Entries provided »
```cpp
static int synchronize_one();
int synchronize() {
  Dev0Guard guard;
  int rc = 0;
  for (int k = 0; k < g_ndev; ++k) { if (use_dev(k) || synchronize_one()) rc = 1; }
  if (g_devs[0].device_ready && !use_dev(0)) fold_reduce_events();
  return rc;
}
static int synchronize_one() {
  Ctx& c = g_ctx;
  if (!c.device_ready) return 0;
  HIP_TRY(hipStreamSynchronize(c.stream));
  HIP_TRY(c.pass_pairs.fold(true, [&c](float ms, uint8_t) { c.stats.pass_ms += ms; }));
  if (collect_timing()) return 1;
  if (sync_updates()) return 1;
  if (c.stats.lost_paths != c.lost_reported) {
    const uint64_t n = c.stats.lost_paths - c.lost_reported;
    c.lost_reported = c.stats.lost_paths;
    return fail("render self-check: " + std::to_string(n) + " path(s) lost by the wavefront stages (ArtStats::lost_paths); the image is not valid");
  }
  return 0;
}

// ... 475 lines not shown
int art_get_stage_stats(ArtStageStats* out) {
  std::lock_guard<std::mutex> lk(g_mu);
  if (!out) return fail("null ArtStageStats");
  if (synchronize()) return 1;
  *out = g_devs[0].stage;
  return 0;
}

int art_get_stats(ArtStats* out) {
  std::lock_guard<std::mutex> lk(g_mu);
  if (!out) return fail("null stats");
  if (synchronize()) return 1;
  *out = g_devs[0].stats;
  for (int k = 1; k < g_ndev; ++k) {
    const ArtStats& t = g_devs[k].stats;
    out->rays += t.rays; out->samples += t.samples; out->box_tests += t.box_tests; out->tri_tests += t.tri_tests;
    out->node_visits += t.node_visits; out->leaf_visits += t.leaf_visits; out->traced_rays += t.traced_rays;
    out->lost_paths += t.lost_paths;
    out->pass_ms = std::max(out->pass_ms, t.pass_ms);
  }
  return 0;
}

int art_get_camera_rays_traced(uint64_t* out) {
  std::lock_guard<std::mutex> lk(g_mu);
  if (!out) return fail("null camera ray count");
  *out = 0;
  for (int k = 0; k < g_ndev; ++k) *out += g_devs[k].camera_traced;
  return 0;
}

static int set_option_one(const std::string& n, int64_t value);
int art_set_option(const char* name, int64_t value) {
  std::lock_guard<std::mutex> lk(g_mu);
  if (!name) return fail("null option");
  const std::string n(name);
  Ctx* const saved = g_cur;
  int rc = 0;
  for (int k = 0; k < g_ndev && !rc; ++k) { g_cur = &g_devs[k]; rc = set_option_one(n, value); }
  g_cur = saved;
  return rc;
}
static int set_option_one(const std::string& n, int64_t value) {
  if (n == "trace_kernel") { if (value != TRACE_COOP && value != TRACE_SIMPLE) return fail("trace_kernel: 0 (cooperative) or 1 (simple)"); g_ctx.opt.trace_kernel = (int)value; }
  else if (n == "queue_segments") { if (value != 1 && value != 2 && value != 4 && value != 8) return fail("queue_segments: 1, 2, 4 or 8"); g_ctx.opt.queue_segments = (int)value; }
  else if (n == "batch_paths") { if (value < 1024 || value > (1ll << 27)) return fail("batch_paths: 1024..2^27 (2 rays per path slot; the trace kernel addresses a ray's 16-byte hit record by a 32-bit byte offset)"); g_ctx.opt.batch_paths = value; g_ctx.auto_phase = 0; g_ctx.auto_redo = 0; g_ctx.auto_gen += 1; }
  else if (n == "paths_spread") { if (value < -1 || value > 65536) return fail("paths_spread: chunk size in MB, 0 = off (plain hipMalloc), -1 = automatic"); g_ctx.opt.paths_spread_mb = (int)value; release_paths(g_ctx); }
  else if (n == "spread_fail_at") { g_ctx.spread_fail_at = (int)value; release_paths(g_ctx); }
  else if (n == "inject_lost") { g_ctx.inject_lost = value != 0; }
  else if (n == "blocks_per_cu") { g_ctx.opt.opt_blocks_per_cu = (int)value; g_ctx.blocks_per_cu = 0; }
  else if (n == "query_slice") { if (value < 1 || value > (1ll << 28)) return fail("query_slice: 1 .. 2^28 rays per slice of a device query"); g_ctx.opt.query_slice = value; }
  else if (n == "count_tests") { g_ctx.opt.count_tests = value != 0; }
  else if (n == "camera_dedup") { if (value != 0 && value != 1) return fail("camera_dedup: 0 (every sample's camera ray is traced) or 1 (each distinct camera ray once per batch)"); g_ctx.opt.camera_dedup = value != 0; }
  else if (n == "shadow_anyhit") { g_ctx.opt.shadow_anyhit = value != 0; }
  else if (n == "skip_null_shadow") { g_ctx.opt.skip_null_shadow = value != 0; }
  else if (n == "inst_coop") { g_ctx.opt.inst_coop = value != 0; }
  else if (n == "shade_per") { if (value != 0 && value != 2 && value != 4) return fail("shade_per: 0 (measured), 2 or 4"); g_ctx.opt.opt_shade_per = (int)value; }
  else if (n == "ray_chunk") { if (value < 16 || value > 4096 || (value & 15)) return fail("ray_chunk: a multiple of 16, 16..4096"); g_ctx.opt.ray_chunk = (int)value; }
  else if (n == "refill_min") { if (value < 1 || value > 8) return fail("refill_min: 1..8"); g_ctx.opt.refill_min = (int)value; }
  else if (n == "node_min") { if (value < 0 || value > 8) return fail("node_min: 1..8, 0 = automatic"); g_ctx.opt.node_min = (int)value; }
  else if (n == "bvh_width") { if (value != 4 && value != 8) return fail("bvh_width: 4 or 8"); g_ctx.opt.bvh_params.width = (int)value; }
  else if (n == "lds_stack_cap") { if (value < 0 || value > kStackEntries) return fail("lds_stack_cap: 0 (automatic) .. 160"); g_ctx.opt.lds_stack_cap = (int)value; }
  else if (n == "bvh_max_leaf") { if (value < 0 || value > kMaxLeafTris) return fail("bvh_max_leaf: 1..8, 0 = defaults"); g_ctx.opt.bvh_params.max_leaf = value ? (int)value : BvhBuildParams().max_leaf; g_ctx.opt.bvh_params.gpu_max_leaf = (int)value; }
  else if (n == "inst_open") { if (value < 0 || value > 4096) return fail("inst_open: 1 .. 4096 entry points per instance, 0 = chosen from the instances' overlap"); g_ctx.opt.bvh_params.inst_open = (int)value; }
  else if (n == "bvh_spatial_splits") { g_ctx.opt.bvh_params.spatial_alpha = value ? 1.0e-5f : -1.0f; }
  else if (n == "bvh_builder") { if (value < 0 || value > 3) return fail("bvh_builder: 0 host SAH, 1 GPU LBVH, 2 GPU PLOC, 3 GPU SAH"); g_ctx.opt.bvh_params.builder = (int)value; }
  else if (n == "bvh_ploc_radius") { if (value < 1 || value > 64) return fail("bvh_ploc_radius: 1..64"); g_ctx.opt.bvh_params.ploc_radius = (int)value; }
  else if (n == "bvh_leaf_base_milli") { g_ctx.opt.bvh_params.leaf_base = (float)value / 1000.0f; }
  else if (n == "bvh_tri_cost_milli") { g_ctx.opt.bvh_params.tri_cost = (float)value / 1000.0f; }
  else if (n == "bvh_node_cost_milli") { g_ctx.opt.bvh_params.node_cost = (float)value / 1000.0f; }
  else return fail("unknown option " + n);
  return 0;
}

const char* art_last_error(void) { t_err = g_err; return t_err.c_str(); }

void art_shutdown(void) { std::lock_guard<std::mutex> lk(g_mu); shutdown(); }

}
```

### ada-ray-tracer_amd/csrc/art_api_internal.h

```cpp
#pragma once
#include <hip/hip_runtime.h>
#include <mutex>
#include <string>
#include <vector>
#include "../../include/art_hip.h"
#include "art_event_pairs.h"
#include "art_host_scene.h"
#include "art_kernels.h"

namespace art {

constexpr int kMaxDevices = 16;
constexpr int kCursorInts = 32 * 9;

struct DevBuf {
  void* p = nullptr; size_t bytes = 0;
  std::vector<hipMemGenericAllocationHandle_t> chunks; size_t chunk_bytes = 0, reserved = 0;
  void release();
};

struct UpdateLane {
  EventPairs pairs;
  hipEvent_t ready_ev = nullptr, done_ev = nullptr;
  DevBuf b_stage;
  bool unread = false;
  uint64_t bad_last = 0; bool bad_reported = true;
};

struct Options {
  int trace_kernel = TRACE_COOP;
  int64_t batch_paths = 128ll << 20;
  int opt_blocks_per_cu = 0;
  bool count_tests = false;
  bool camera_dedup = true;
  int node_min = 0;
  int refill_min = 2;
  int queue_segments = 8;
  int ray_chunk = 48;
  bool shadow_anyhit = true;
  bool skip_null_shadow = false;
  bool inst_coop = true;
  int opt_shade_per = 0;
  int lds_stack_cap = 0;
  int paths_spread_mb = -1;
  int64_t query_slice = 1ll << 24;
  BvhBuildParams bvh_params;
};

enum Counter {
  CNT_RAYS = 0,
  CNT_STATS = 3, CNT_TRACED = 7,
  CNT_NODE_ITERS = 8, CNT_LEAF_ITERS = 9, CNT_WAVE_ITERS = 10, CNT_LOST = 15, kCounters = 16
};

struct Ctx {
  int device = -1; bool device_ready = false; int num_cus = 0; int lds_per_cu = 160 * 1024; std::string arch;
  hipStream_t stream = nullptr;
  hipStream_t own_stream = nullptr;
  bool scene_ready = false;
  HostScene host_scene;
  DevScene scene;
  DevScene* d_scene = nullptr;
  DevBuf b_spheres, b_sphere_mat, b_lights, b_materials, b_bf_pos, b_bf_nrm, b_bf_uv, b_bf_idx, b_nodes, b_qnodes, b_tris, b_qtris, b_m_shade;
  int bvh_stack_bound = 8;
  int width = 0, height = 0, spp = 0;
  int rank = 0, nranks = 1, tile = 32, npix_local = 0;
  DevBuf b_inst, b_tlas_nodes, b_tlas_tris, b_blas_nodes, b_blas_tris;
  DevBuf b_accum, b_screen, b_stage, b_pixmap, b_paths, b_rays, b_ids, b_queue, b_ovf;
  DevBuf b_query;
  hipEvent_t q_ev[2] = {nullptr, nullptr};
  struct RefitPlan {
    bool ready = false;
    DevBuf b_idx, b_levels, b_tight, b_bad;
    std::vector<int> level_off;
    uint64_t bad_total = 0;
    UpdateLane lane;
  } refit;
  struct MovePlan {
    bool ready = false;
    DevBuf b_plan, b_work;
    MoveArgs args = MoveArgs();
    std::vector<int> level_off; const int32_t* levels = nullptr;
    bool small_entries = false;
    UpdateLane lane;
    struct Mesh { int32_t tri_base = -1, n_recs = 0, shade_base = 0, n_prims = 0; int64_t nverts = 0; const int32_t* idx = nullptr; int level_first = 0, level_end = 0; };
    std::vector<Mesh> meshes;
    std::vector<int> blas_level_off; const int32_t* blas_levels = nullptr;
    UpdateLane refit_lane;
  } move;
  int* d_live = nullptr;
  DevBuf b_reduced;
// ... 82 lines not shown
```

### ada-ray-tracer_amd/csrc/art_kernels.h

```cpp
#pragma once
#include <hip/hip_runtime.h>
#include "art_shade.h"
#include "art_qnode.h"
#include "art_instanced.h"

namespace art {

enum { TRACE_COOP = 0, TRACE_SIMPLE = 1 };

struct TraceArgs {
  int32_t n_rays;
  int32_t stack_entries;
  int32_t width;
  int32_t instanced;
  int32_t stack_overflow;
  int32_t segments;
  int32_t node_min;
  int32_t refill_min;
  const float* ray_ox; const float* ray_oy; const float* ray_oz;
  const float* ray_dx; const float* ray_dy; const float* ray_dz;
  const float* ray_tfar;
  float4* rec;
  const float* sh_min; int32_t shadow_begin;
  DevHit* hit;
  const DevInstance* inst; int32_t inst_shift;
  float* sh_t;
  const float* nodes; const uint32_t* qnodes; const float* tris; const float* qtris; int32_t n_tris;
  int32_t chunk;
  int* cursor;
  int* queue; int* queue_count;
  int32_t queue_fixed; const int* queue_items; int32_t queue_mul;
  int* ovf_queue; int* ovf_count;
  unsigned long long* stats;
  unsigned long long* live_rays;
  const int* item_count;
};

constexpr int kTraceRecBytes = 64;

void launch_raygen(hipStream_t st, const DevFrame& F, const DevScene& S, const DevPaths& Q);
void launch_bump(hipStream_t st, unsigned long long* a, unsigned long long* b, unsigned long long n);
void launch_acc_items(hipStream_t st, const int* live, int depth, int P, unsigned long long* items);
void launch_shade(hipStream_t st, const DevFrame& F, const DevScene& S, const DevPaths& Q, int bounce);
void launch_finish(hipStream_t st, const DevFrame& F, const DevPaths& Q, int last_level);
void launch_shade_compact(hipStream_t st, const DevFrame& F, const DevScene& S, const DevPaths& Qi, const DevPaths& Qo, int bounce,
                          const int* n_in, int* n_out, uint32_t* slot_out, unsigned long long* lost, unsigned long long* rays_a, unsigned long long* rays_b,
                          int per = 0);
void launch_resolve_last(hipStream_t st, const DevPaths& Q, const int* n, int last_level);
void launch_fold(hipStream_t st, const DevFrame& F, const DevPaths& Q);
void launch_fold_levels(hipStream_t st, const DevFrame& F, const DevPaths& Q, int max_depth, const int* counts);
void launch_accumulate(hipStream_t st, const DevFrame& F, const DevPaths& Q, int samples_in_batch, float* accum);
void launch_resolve(hipStream_t st, const float* accum, int n_pixels, float norm_c, uint32_t* screen);
void launch_debug(hipStream_t st, const DevFrame& F, const DevScene& S, const DevPaths& Q, float* accum, int32_t* prim_index, int32_t* mat_id, int32_t* prim_type);
void launch_to_xmajor_f3(hipStream_t st, const float* src, float* dst, int w, int h);
void launch_to_xmajor_u32(hipStream_t st, const uint32_t* src, uint32_t* dst, int w, int h);
void launch_from_xmajor_f3(hipStream_t st, const float* src, float* dst, int w, int h);
void launch_trace_instanced(hipStream_t st, const InstScene& T, const float* o, const float* d, const float* tfar, int n, InstHit* out);
void launch_pad_tris(hipStream_t st, const float* src12, float* dst16, int n);
void launch_add_f32(hipStream_t st, const float* src, float* dst, size_t n);
size_t trace_coop_lds_bytes(int stack_entries, int width);
void launch_trace(hipStream_t st, const DevScene* d_scene, const TraceArgs& A, int kernel, bool stats, int grid_blocks);
void launch_analytic(hipStream_t st, const DevScene& scene, const TraceArgs& A, bool stats);
int  trace_coop_blocks_per_cu(int stack_entries, int width);

constexpr int kArtHitWords = 11;
struct QueryArgs {
  int32_t n;
  const float* o3; const float* d3;
  const float* tnear; const float* tfar;
  float *ox, *oy, *oz, *dx, *dy, *dz, *tf;
  float* shm;
  DevHit* hit;
  uint32_t* out;
  uint8_t* occluded;
};
void launch_query_pack(hipStream_t st, const QueryArgs& Q);
void launch_query_finalize(hipStream_t st, const DevScene& S, const QueryArgs& Q);
void launch_query_occluded(hipStream_t st, const QueryArgs& Q);

constexpr float kRefitMaxCoord = 1.0e18f;
struct RefitArgs {
  const float* pos3f; const float* nrm3f;
  const int32_t* idx;
  int64_t nverts; int32_t n_prims, n_recs;
  float* tris; float* qtris; float* m_shade;
  unsigned long long* bad;
  float* nodes; QNode* qnodes;
  float* tight;
  int32_t width; float inflate_rel, inflate_abs;
};
void launch_refit_tris(hipStream_t st, const RefitArgs& R);
void launch_refit_level(hipStream_t st, const RefitArgs& R, const int32_t* level_nodes, int n);

struct GatherArgs {
  const float* pos3f; const int32_t* idx;
  int64_t nverts; int32_t n_prims;
  float* tri9;
  unsigned long long* bad;
};
void launch_gather_tri9(hipStream_t st, const GatherArgs& G);
void launch_tree_cost(hipStream_t st, const float* nodes, int n_nodes, int width, double* sums4);

struct MoveArgs {
// ... 36 lines not shown
```

### ada-ray-tracer_amd/csrc/art_kernels.hip

```cpp
#include <hip/hip_runtime.h>
#include <algorithm>
#include <type_traits>
#include "art_kernels.h"

namespace art {

template <int CTRL>
__device__ __forceinline__ int dpp_i(int v) { return __builtin_amdgcn_update_dpp(0, v, CTRL, 0xf, 0xf, true); }

constexpr int DPP_XOR1 = 0xB1;
constexpr int DPP_XOR2 = 0x4E;
constexpr int DPP_XOR3 = 0x1B;
constexpr int DPP_HALF_MIRROR = 0x141;

__device__ __forceinline__ int xor4_i(int v) { return dpp_i<DPP_XOR3>(dpp_i<DPP_HALF_MIRROR>(v)); }
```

Work to complete » Match on "char" and copy out every line of the entries that contains it.

Exercise response »
int art_set_option(const char* name, int64_t value) {
const char* art_last_error(void) { t_err = g_err; return t_err.c_str(); }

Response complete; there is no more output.